[Source data]
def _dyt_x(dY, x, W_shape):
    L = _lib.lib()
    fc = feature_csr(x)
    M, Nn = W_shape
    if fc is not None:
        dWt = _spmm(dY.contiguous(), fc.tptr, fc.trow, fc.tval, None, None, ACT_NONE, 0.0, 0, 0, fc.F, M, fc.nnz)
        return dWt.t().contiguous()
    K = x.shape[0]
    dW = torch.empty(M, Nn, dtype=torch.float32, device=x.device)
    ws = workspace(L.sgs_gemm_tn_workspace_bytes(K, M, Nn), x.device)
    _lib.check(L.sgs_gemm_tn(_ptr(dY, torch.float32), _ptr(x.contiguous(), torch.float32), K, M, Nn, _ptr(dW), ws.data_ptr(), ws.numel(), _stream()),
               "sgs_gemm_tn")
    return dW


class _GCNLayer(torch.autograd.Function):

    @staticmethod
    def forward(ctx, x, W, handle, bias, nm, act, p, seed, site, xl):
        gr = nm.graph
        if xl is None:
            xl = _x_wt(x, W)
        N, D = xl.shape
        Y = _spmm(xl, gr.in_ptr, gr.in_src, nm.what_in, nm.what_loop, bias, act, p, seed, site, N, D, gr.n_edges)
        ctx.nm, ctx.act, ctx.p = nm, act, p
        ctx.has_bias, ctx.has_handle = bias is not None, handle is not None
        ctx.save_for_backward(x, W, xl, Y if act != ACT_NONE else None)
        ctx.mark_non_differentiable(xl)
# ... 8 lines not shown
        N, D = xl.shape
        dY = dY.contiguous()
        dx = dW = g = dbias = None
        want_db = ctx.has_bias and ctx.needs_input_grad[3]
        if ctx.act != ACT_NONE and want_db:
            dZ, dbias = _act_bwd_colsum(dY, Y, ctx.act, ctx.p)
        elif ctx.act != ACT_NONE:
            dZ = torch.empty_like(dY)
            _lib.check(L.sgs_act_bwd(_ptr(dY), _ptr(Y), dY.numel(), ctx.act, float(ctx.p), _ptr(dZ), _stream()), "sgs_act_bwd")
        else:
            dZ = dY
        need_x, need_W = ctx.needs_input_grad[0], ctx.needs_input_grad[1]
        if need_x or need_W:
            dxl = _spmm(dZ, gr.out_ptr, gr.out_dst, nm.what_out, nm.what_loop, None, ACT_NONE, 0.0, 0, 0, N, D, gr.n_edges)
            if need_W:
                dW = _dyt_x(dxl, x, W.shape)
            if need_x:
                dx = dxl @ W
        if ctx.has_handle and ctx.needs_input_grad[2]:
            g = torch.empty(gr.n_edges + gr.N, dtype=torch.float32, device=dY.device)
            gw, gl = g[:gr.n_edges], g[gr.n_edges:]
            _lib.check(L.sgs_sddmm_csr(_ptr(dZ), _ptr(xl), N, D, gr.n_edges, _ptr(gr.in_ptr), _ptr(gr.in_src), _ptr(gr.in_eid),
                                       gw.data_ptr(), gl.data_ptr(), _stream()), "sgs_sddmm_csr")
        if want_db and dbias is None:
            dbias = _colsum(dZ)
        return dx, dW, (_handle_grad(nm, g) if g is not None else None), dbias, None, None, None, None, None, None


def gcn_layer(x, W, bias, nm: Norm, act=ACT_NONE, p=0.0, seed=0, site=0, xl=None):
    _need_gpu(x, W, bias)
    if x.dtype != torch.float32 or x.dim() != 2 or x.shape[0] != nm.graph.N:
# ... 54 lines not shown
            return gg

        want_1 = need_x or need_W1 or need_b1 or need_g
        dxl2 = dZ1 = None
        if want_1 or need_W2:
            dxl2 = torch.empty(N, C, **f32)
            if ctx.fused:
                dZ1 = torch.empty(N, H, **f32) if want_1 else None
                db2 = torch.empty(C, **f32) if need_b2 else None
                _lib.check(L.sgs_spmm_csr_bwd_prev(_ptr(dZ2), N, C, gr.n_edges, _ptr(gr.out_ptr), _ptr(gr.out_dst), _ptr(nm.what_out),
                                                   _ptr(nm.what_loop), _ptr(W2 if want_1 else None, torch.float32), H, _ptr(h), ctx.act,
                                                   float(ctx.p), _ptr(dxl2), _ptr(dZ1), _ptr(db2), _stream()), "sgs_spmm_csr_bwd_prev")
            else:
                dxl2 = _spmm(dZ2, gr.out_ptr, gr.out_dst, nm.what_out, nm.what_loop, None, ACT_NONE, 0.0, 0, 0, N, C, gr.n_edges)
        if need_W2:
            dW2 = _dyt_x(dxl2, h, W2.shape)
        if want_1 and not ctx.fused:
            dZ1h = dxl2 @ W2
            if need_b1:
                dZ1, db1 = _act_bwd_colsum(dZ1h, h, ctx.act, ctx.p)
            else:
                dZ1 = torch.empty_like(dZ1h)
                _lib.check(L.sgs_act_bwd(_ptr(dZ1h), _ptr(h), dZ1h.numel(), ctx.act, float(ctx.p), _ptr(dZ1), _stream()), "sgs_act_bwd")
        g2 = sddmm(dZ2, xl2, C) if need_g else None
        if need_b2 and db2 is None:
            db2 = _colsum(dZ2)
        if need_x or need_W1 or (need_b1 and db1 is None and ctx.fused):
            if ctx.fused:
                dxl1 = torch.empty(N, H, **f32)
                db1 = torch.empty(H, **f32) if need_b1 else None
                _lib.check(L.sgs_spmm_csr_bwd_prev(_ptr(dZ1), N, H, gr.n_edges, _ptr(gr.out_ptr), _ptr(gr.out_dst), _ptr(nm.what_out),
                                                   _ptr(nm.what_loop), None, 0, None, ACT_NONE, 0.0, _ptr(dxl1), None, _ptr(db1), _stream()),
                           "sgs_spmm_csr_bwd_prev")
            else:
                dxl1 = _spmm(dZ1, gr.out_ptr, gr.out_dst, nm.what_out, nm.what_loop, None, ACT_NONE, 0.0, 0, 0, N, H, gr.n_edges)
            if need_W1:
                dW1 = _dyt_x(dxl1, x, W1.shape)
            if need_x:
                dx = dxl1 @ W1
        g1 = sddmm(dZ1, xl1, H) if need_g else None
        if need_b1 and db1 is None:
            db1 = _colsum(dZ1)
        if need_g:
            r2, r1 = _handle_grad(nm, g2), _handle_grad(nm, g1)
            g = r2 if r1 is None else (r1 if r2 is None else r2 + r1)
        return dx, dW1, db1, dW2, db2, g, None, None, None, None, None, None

What the exercise asks: Your answer must be an exact copy of all the entries.

Answer:
def _dyt_x(dY, x, W_shape):
    L = _lib.lib()
    fc = feature_csr(x)
    M, Nn = W_shape
    if fc is not None:
        dWt = _spmm(dY.contiguous(), fc.tptr, fc.trow, fc.tval, None, None, ACT_NONE, 0.0, 0, 0, fc.F, M, fc.nnz)
        return dWt.t().contiguous()
    K = x.shape[0]
    dW = torch.empty(M, Nn, dtype=torch.float32, device=x.device)
    ws = workspace(L.sgs_gemm_tn_workspace_bytes(K, M, Nn), x.device)
    _lib.check(L.sgs_gemm_tn(_ptr(dY, torch.float32), _ptr(x.contiguous(), torch.float32), K, M, Nn, _ptr(dW), ws.data_ptr(), ws.numel(), _stream()),
               "sgs_gemm_tn")
    return dW


class _GCNLayer(torch.autograd.Function):

    @staticmethod
    def forward(ctx, x, W, handle, bias, nm, act, p, seed, site, xl):
        gr = nm.graph
        if xl is None:
            xl = _x_wt(x, W)
        N, D = xl.shape
        Y = _spmm(xl, gr.in_ptr, gr.in_src, nm.what_in, nm.what_loop, bias, act, p, seed, site, N, D, gr.n_edges)
        ctx.nm, ctx.act, ctx.p = nm, act, p
        ctx.has_bias, ctx.has_handle = bias is not None, handle is not None
        ctx.save_for_backward(x, W, xl, Y if act != ACT_NONE else None)
        ctx.mark_non_differentiable(xl)
# ... 8 lines not shown
        N, D = xl.shape
        dY = dY.contiguous()
        dx = dW = g = dbias = None
        want_db = ctx.has_bias and ctx.needs_input_grad[3]
        if ctx.act != ACT_NONE and want_db:
            dZ, dbias = _act_bwd_colsum(dY, Y, ctx.act, ctx.p)
        elif ctx.act != ACT_NONE:
            dZ = torch.empty_like(dY)
            _lib.check(L.sgs_act_bwd(_ptr(dY), _ptr(Y), dY.numel(), ctx.act, float(ctx.p), _ptr(dZ), _stream()), "sgs_act_bwd")
        else:
            dZ = dY
        need_x, need_W = ctx.needs_input_grad[0], ctx.needs_input_grad[1]
        if need_x or need_W:
            dxl = _spmm(dZ, gr.out_ptr, gr.out_dst, nm.what_out, nm.what_loop, None, ACT_NONE, 0.0, 0, 0, N, D, gr.n_edges)
            if need_W:
                dW = _dyt_x(dxl, x, W.shape)
            if need_x:
                dx = dxl @ W
        if ctx.has_handle and ctx.needs_input_grad[2]:
            g = torch.empty(gr.n_edges + gr.N, dtype=torch.float32, device=dY.device)
            gw, gl = g[:gr.n_edges], g[gr.n_edges:]
            _lib.check(L.sgs_sddmm_csr(_ptr(dZ), _ptr(xl), N, D, gr.n_edges, _ptr(gr.in_ptr), _ptr(gr.in_src), _ptr(gr.in_eid),
                                       gw.data_ptr(), gl.data_ptr(), _stream()), "sgs_sddmm_csr")
        if want_db and dbias is None:
            dbias = _colsum(dZ)
        return dx, dW, (_handle_grad(nm, g) if g is not None else None), dbias, None, None, None, None, None, None


def gcn_layer(x, W, bias, nm: Norm, act=ACT_NONE, p=0.0, seed=0, site=0, xl=None):
    _need_gpu(x, W, bias)
    if x.dtype != torch.float32 or x.dim() != 2 or x.shape[0] != nm.graph.N:
# ... 54 lines not shown
            return gg

        want_1 = need_x or need_W1 or need_b1 or need_g
        dxl2 = dZ1 = None
        if want_1 or need_W2:
            dxl2 = torch.empty(N, C, **f32)
            if ctx.fused:
                dZ1 = torch.empty(N, H, **f32) if want_1 else None
                db2 = torch.empty(C, **f32) if need_b2 else None
                _lib.check(L.sgs_spmm_csr_bwd_prev(_ptr(dZ2), N, C, gr.n_edges, _ptr(gr.out_ptr), _ptr(gr.out_dst), _ptr(nm.what_out),
                                                   _ptr(nm.what_loop), _ptr(W2 if want_1 else None, torch.float32), H, _ptr(h), ctx.act,
                                                   float(ctx.p), _ptr(dxl2), _ptr(dZ1), _ptr(db2), _stream()), "sgs_spmm_csr_bwd_prev")
            else:
                dxl2 = _spmm(dZ2, gr.out_ptr, gr.out_dst, nm.what_out, nm.what_loop, None, ACT_NONE, 0.0, 0, 0, N, C, gr.n_edges)
        if need_W2:
            dW2 = _dyt_x(dxl2, h, W2.shape)
        if want_1 and not ctx.fused:
            dZ1h = dxl2 @ W2
            if need_b1:
                dZ1, db1 = _act_bwd_colsum(dZ1h, h, ctx.act, ctx.p)
            else:
                dZ1 = torch.empty_like(dZ1h)
                _lib.check(L.sgs_act_bwd(_ptr(dZ1h), _ptr(h), dZ1h.numel(), ctx.act, float(ctx.p), _ptr(dZ1), _stream()), "sgs_act_bwd")
        g2 = sddmm(dZ2, xl2, C) if need_g else None
        if need_b2 and db2 is None:
            db2 = _colsum(dZ2)
        if need_x or need_W1 or (need_b1 and db1 is None and ctx.fused):
            if ctx.fused:
                dxl1 = torch.empty(N, H, **f32)
                db1 = torch.empty(H, **f32) if need_b1 else None
                _lib.check(L.sgs_spmm_csr_bwd_prev(_ptr(dZ1), N, H, gr.n_edges, _ptr(gr.out_ptr), _ptr(gr.out_dst), _ptr(nm.what_out),
                                                   _ptr(nm.what_loop), None, 0, None, ACT_NONE, 0.0, _ptr(dxl1), None, _ptr(db1), _stream()),
                           "sgs_spmm_csr_bwd_prev")
            else:
                dxl1 = _spmm(dZ1, gr.out_ptr, gr.out_dst, nm.what_out, nm.what_loop, None, ACT_NONE, 0.0, 0, 0, N, H, gr.n_edges)
            if need_W1:
                dW1 = _dyt_x(dxl1, x, W1.shape)
            if need_x:
                dx = dxl1 @ W1
        g1 = sddmm(dZ1, xl1, H) if need_g else None
        if need_b1 and db1 is None:
            db1 = _colsum(dZ1)
        if need_g:
            r2, r1 = _handle_grad(nm, g2), _handle_grad(nm, g1)
            g = r2 if r1 is None else (r1 if r2 is None else r2 + r1)
        return dx, dW1, db1, dW2, db2, g, None, None, None, None, None, None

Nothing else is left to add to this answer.